Kevin Brodsky Wed, 20 Aug 2025 09:46:00 -0700

On 20/08/2025 17:53, Kevin Brodsky wrote:
> On 15/08/2025 10:54, Kevin Brodsky wrote:
>> [...]
>>
>> Performance
>> ===========
>>
>> No arm64 hardware currently implements POE. To estimate the performance
>> impact of kpkeys_hardened_pgtables, a mock implementation of kpkeys has
>> been used, replacing accesses to the POR_EL1 register with accesses to
>> another system register that is otherwise unused (CONTEXTIDR_EL1), and
>> leaving everything else unchanged.
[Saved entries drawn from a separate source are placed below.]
@@ -1207,8 +1205,34 @@
   if (down && right) add(tile + xsegs + 1, hb_index(-1, -1));
   const float4 b = *reinterpret_cast<const float4*>(bias);
   const float v0 = s.x + b.x, v1 = s.y + b.y, v2 = s.z + b.z, v3 = s.w + b.w;
-  reinterpret_cast<float4*>(dw)[m] = make_float4((float)(half_t)v0, (float)(half_t)v1, (float)(half_t)act_apply(v2, VIPE_ACT_SIGMOID),
-                                                 (float)(half_t)act_apply(v3, VIPE_ACT_SIGMOID));
+  return make_float4((float)(half_t)v0, (float)(half_t)v1, (float)(half_t)act_apply(v2, VIPE_ACT_SIGMOID),
+                     (float)(half_t)act_apply(v3, VIPE_ACT_SIGMOID));
+}
+
+__global__ __launch_bounds__(256) void heads_finish_kernel(float* __restrict__ dw, const float* __restrict__ border,
+                                                           const float* __restrict__ bias, int64_t M, int H, int W) {
+  const int64_t m = (int64_t)blockIdx.x * 256 + threadIdx.x;
+  if (m >= M) return;
+  reinterpret_cast<float4*>(dw)[m] = heads_finish_px(dw, border, bias, m, H, W);
+}
+
+__global__ __launch_bounds__(256) void finish_heads_kernel(const float* __restrict__ coords1, float* __restrict__ dw,
+                                                           const float* __restrict__ border, const float* __restrict__ bias,
+                                                           const unsigned char* __restrict__ mask, float* __restrict__ target,
+                                                           float* __restrict__ weight, const float* __restrict__ eta,
+                                                           const int64_t* __restrict__ du, float* __restrict__ damping,
+                                                           int64_t n_px, int64_t n_eta, int H, int W) {
+  const int64_t i = (int64_t)blockIdx.x * 256 + threadIdx.x;
+  const int P = H * W;
+  if (i < n_px) {
+    const float4 d = heads_finish_px(dw, border, bias, i, H, W);
+    const float2 c = reinterpret_cast<const float2*>(coords1)[i];
+    const bool m = mask && mask[i];
+    reinterpret_cast<float4*>(dw)[i] = d;
+    reinterpret_cast<float2*>(target)[i] = make_float2(c.x + d.x, c.y + d.y);
+    reinterpret_cast<float2*>(weight)[i] = m ? make_float2(0.f, 0.f) : make_float2(d.z, d.w);
+  }
+  if (i < n_eta) damping[du[i / P] * P + i % P] = eta[i];
 }
 
 template <typename K>
@@ -1448,4 +1472,45 @@
   return vipe_launch_status();
 }
 
-}
+VIPE_EXPORT int vipe_update_finish_heads(const float* d_coords1, float* d_dw, const float* d_border, const float* d_bias,
+                                         const unsigned char* d_mask, float* d_target, float* d_weight, const float* d_eta,
+                                         const int64_t* d_du, float* d_damping, int E, int n_src, int H, int W, void* stream) {
+  VIPE_CHECK_ARG(E >= 0 && n_src >= 0 && H > 0 && W > 0 && H % HALO_TH == 0 && W % HALO_TW == 0);
+  if (E == 0) return VIPE_OK;
+  VIPE_CHECK_ARG(d_coords1 && d_dw && d_border && d_bias && d_target && d_weight && (n_src == 0 || (d_eta && d_du && d_damping)));
+  const int64_t n_px = (int64_t)E * H * W, n_eta = (int64_t)n_src * H * W;
+  const int64_t n = n_px > n_eta ? n_px : n_eta;
+  finish_heads_kernel<<<(unsigned)((n + 255) / 256), 256, 0, as_stream(stream)>>>(d_coords1, d_dw, d_border, d_bias, d_mask, d_target,
+                                                                                 d_weight, d_eta, d_du, d_damping, n_px, n_eta, H, W);
+  return vipe_launch_status();
+}
+
+VIPE_EXPORT int vipe_gate_split_edges_slots(int E, int H, int W, double share, int slots, int* n_staged) {
+  VIPE_CHECK_ARG(n_staged && E >= 1 && H > 0 && W > 0 && share > 0.0 && share <= 1.0 && slots >= 0);
+  const double want = share * E;
+  const int own = (int)std::min<double>(E, std::max(1.0, nearbyint(want)));
+  *n_staged = own;
+  ConvArgs a = {};
+  a.H = H; a.W = W;
+  int64_t tiles;
+  if (W % HALO_TW == 0 && H % HALO_TH == 0) tiles = (int64_t)H * W / (HALO_TH * HALO_TW);
+  else if (flat_geometry(a, 1)) tiles = a.f_tiles;
+  else return VIPE_OK;
+  if (slots == 0) return VIPE_OK;
+  const int64_t per_edge = tiles * 2;
+  auto rounds = [&](int n) { return (n * per_edge + slots - 1) / slots; };
+  auto total = [&](int n) { return rounds(n) + rounds(E - n); };
+  auto whole = [&](int n) { return n * per_edge % slots == 0; };
+  int best = own;
+  for (int n = 1; n <= E; ++n) {
+    if (fabs(n - want) > 0.15 * E || total(n) >= total(own)) continue;
+    const bool better = best == own || total(n) < total(best) ||
+                        (total(n) == total(best) && (whole(n) > whole(best) ||
+                                                     (whole(n) == whole(best) && fabs(n - want) < fabs(best - want))));
+    if (better) best = n;
+  }
+  *n_staged = best;
+  return VIPE_OK;
+}
+
+}
diff --git a/vipe_amd/csrc/corr_lookup.hip b/vipe_amd/csrc/corr_lookup.hip
--- a/vipe_amd/csrc/corr_lookup.hip
+++ b/vipe_amd/csrc/corr_lookup.hip
@@ -555,17 +555,6 @@
                              stream);
 }
 
-static int device_compute_units() {
-  static std::atomic<int> cus[64];
-  int d = 0;
-  (void)hipGetDevice(&d);
-  int n = cus[d & 63].load(std::memory_order_relaxed);
-  if (n > 0) return n;
-  if (hipDeviceGetAttribute(&n, hipDeviceAttributeMultiprocessorCount, d) != hipSuccess || n <= 0) return 0;
-  cus[d & 63].store(n, std::memory_order_relaxed);
-  return n;
-}
-
 VIPE_EXPORT int vipe_corr_lookup_conv1x1(const void* const* h_levels, const float* d_coords, const void* d_w_packed,
                                          const float* d_bias, void* d_out, int out_ctot, int out_coff, int B, int h1,
                                          int w1, int h2, int w2, int Cout, int act, const int* d_slots, int layout,
@@ -594,7 +583,7 @@
   }
   const int64_t ngroups = (int64_t)B * ((h1 * w1 + LKC_PX - 1) / LKC_PX);
   VIPE_CHECK_ARG(ngroups < (1 << 30));
-  const int cus = device_compute_units();
+  const int cus = vipe_device_compute_units();
   if (cus <= 0) return VIPE_EINVAL;
   int64_t blocks = std::min<int64_t>(ngroups, share_cu ? cus : 2 * cus);
   if (max_workgroups > 0) blocks = std::min<int64_t>(blocks, max_workgroups);
diff --git a/vipe_amd/csrc/misc.hip b/vipe_amd/csrc/misc.hip
--- a/vipe_amd/csrc/misc.hip
+++ b/vipe_amd/csrc/misc.hip
@@ -2,3 +2,7 @@
 
 VIPE_EXPORT const char* vipe_amd_version(void) { return "vipe_amd 0.1 (gfx950, hipcc)"; }
 VIPE_EXPORT int vipe_amd_abi_version(void) { return 4; }
+
+VIPE_EXPORT int vipe_gate_split_edges(int E, int H, int W, double share, int* n_staged) {
+  return vipe_gate_split_edges_slots(E, H, W, share, 2 * vipe_device_compute_units(), n_staged);
+}
diff --git a/vipe_amd/csrc/update_op.hip b/vipe_amd/csrc/update_op.hip
--- a/vipe_amd/csrc/update_op.hip
+++ b/vipe_amd/csrc/update_op.hip
@@ -142,26 +142,31 @@
     c.epi = EPI_HEADS; c.fout = b->dw;
     return vipe_conv_run(c, st);
   };
+  const bool ctx_side = s2 && b->next_context;
+  if (b->next_context) VIPE_CHECK_ARG(b->glo && b->extra && b->net_out);
   if (by_consumer && two_tails) {
     RUN(heads0(wt->agg1_w, wt->agg1_b, 256, 128));
     VIPE_CHECK_ARG(fork(2));
     RUN(agg_chain(side));
+    if (b->next_context) RUN(global_context(wt, b, b->net_out, side));
     if (wt->heads2_frag && b->hborder && vipe_heads_fused_ok(H, W)) {
       ConvCall c = conv(g, {b->net_out, 128, 0}, 128, wt->heads_dw_w, wt->heads_dw_b, 256, 3);
       c.act = VIPE_ACT_RELU; c.epi = EPI_HEADS_FUSED; c.heads2_frag = wt->heads2_frag; c.border = b->hborder; c.fout = b->dw;
       RUN(vipe_conv_run(c, s));
-      RUN(vipe_heads_finish(b->dw, b->hborder, wt->heads2_b, E, H, W, stream));
+      if (!b->skip_heads_finish) RUN(vipe_heads_finish(b->dw, b->hborder, wt->heads2_b, E, H, W, stream));
     } else {
       RUN(heads0(wt->heads_dw_w, wt->heads_dw_b, 0, 256));
       RUN(heads2(s));
     }
   } else {
     RUN(heads0(wt->heads0_w, wt->heads0_b, 0, 384));
-    if (two_tails) VIPE_CHECK_ARG(fork(2));
+    if (two_tails || ctx_side) VIPE_CHECK_ARG(fork(2));
     RUN(heads2(two_tails ? s2 : s));
+    if (ctx_side) RUN(global_context(wt, b, b->net_out, side));
     RUN(agg_chain(s));
-  }
-  if (two_tails) VIPE_CHECK_ARG(join(3));
+    if (b->next_context && !s2) RUN(global_context(wt, b, b->net_out, s));
+  }
+  if (two_tails || ctx_side) VIPE_CHECK_ARG(join(3));
   return vipe_launch_status();
 }
 
diff --git a/vipe_amd/ext/slam_ext.py b/vipe_amd/ext/slam_ext.py
--- a/vipe_amd/ext/slam_ext.py
+++ b/vipe_amd/ext/slam_ext.py
@@ -76,6 +76,15 @@
     require(target.is_contiguous() and weight.is_contiguous() and target.numel() == E * ht * wd * 2, "target / weight: contiguous [1,E,h,w,2]")
     check(lib().vipe_update_finish(ptr(coords1), ptr(dw), ptr(mask), ptr(target), ptr(weight), ptr(eta), ptr(du), ptr(damping),
                                    E, n_src, ht, wd, stream_ptr(coords1)), "update_finish")
+
+
+def update_finish_heads(coords1, dw, border, bias, mask, target, weight, eta, du, damping):
+    E, ht, wd, _ = coords1.shape
+    n_src = 0 if eta is None else int(eta.shape[0])
+    require(target.is_contiguous() and weight.is_contiguous() and target.numel() == E * ht * wd * 2, "target / weight: contiguous [1,E,h,w,2]")
+    check(lib().vipe_update_finish_heads(ptr(coords1), ptr(dw), ptr(border), ptr(bias), ptr(mask), ptr(target), ptr(weight),
+                                         ptr(eta), ptr(du), ptr(damping), E, n_src, ht, wd, stream_ptr(coords1)),
+          "update_finish_heads")
 
 
 def _camera_code(camera):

Most of the kpkeys overhead is
>> expected to originate from the barrier (ISB) that is required after
>> writing to POR_EL1, and from setting the POIndex (pkey) in page tables;
>> both of these are done exactly in the same way in the mock
>> implementation.
> It turns out this wasn't the case regarding the pkey setting - because
> patch 6 gates set_memory_pkey() on system_supports_poe() and not
> arch_kpkeys_enabled(), the mock implementation turned set_memory_pkey()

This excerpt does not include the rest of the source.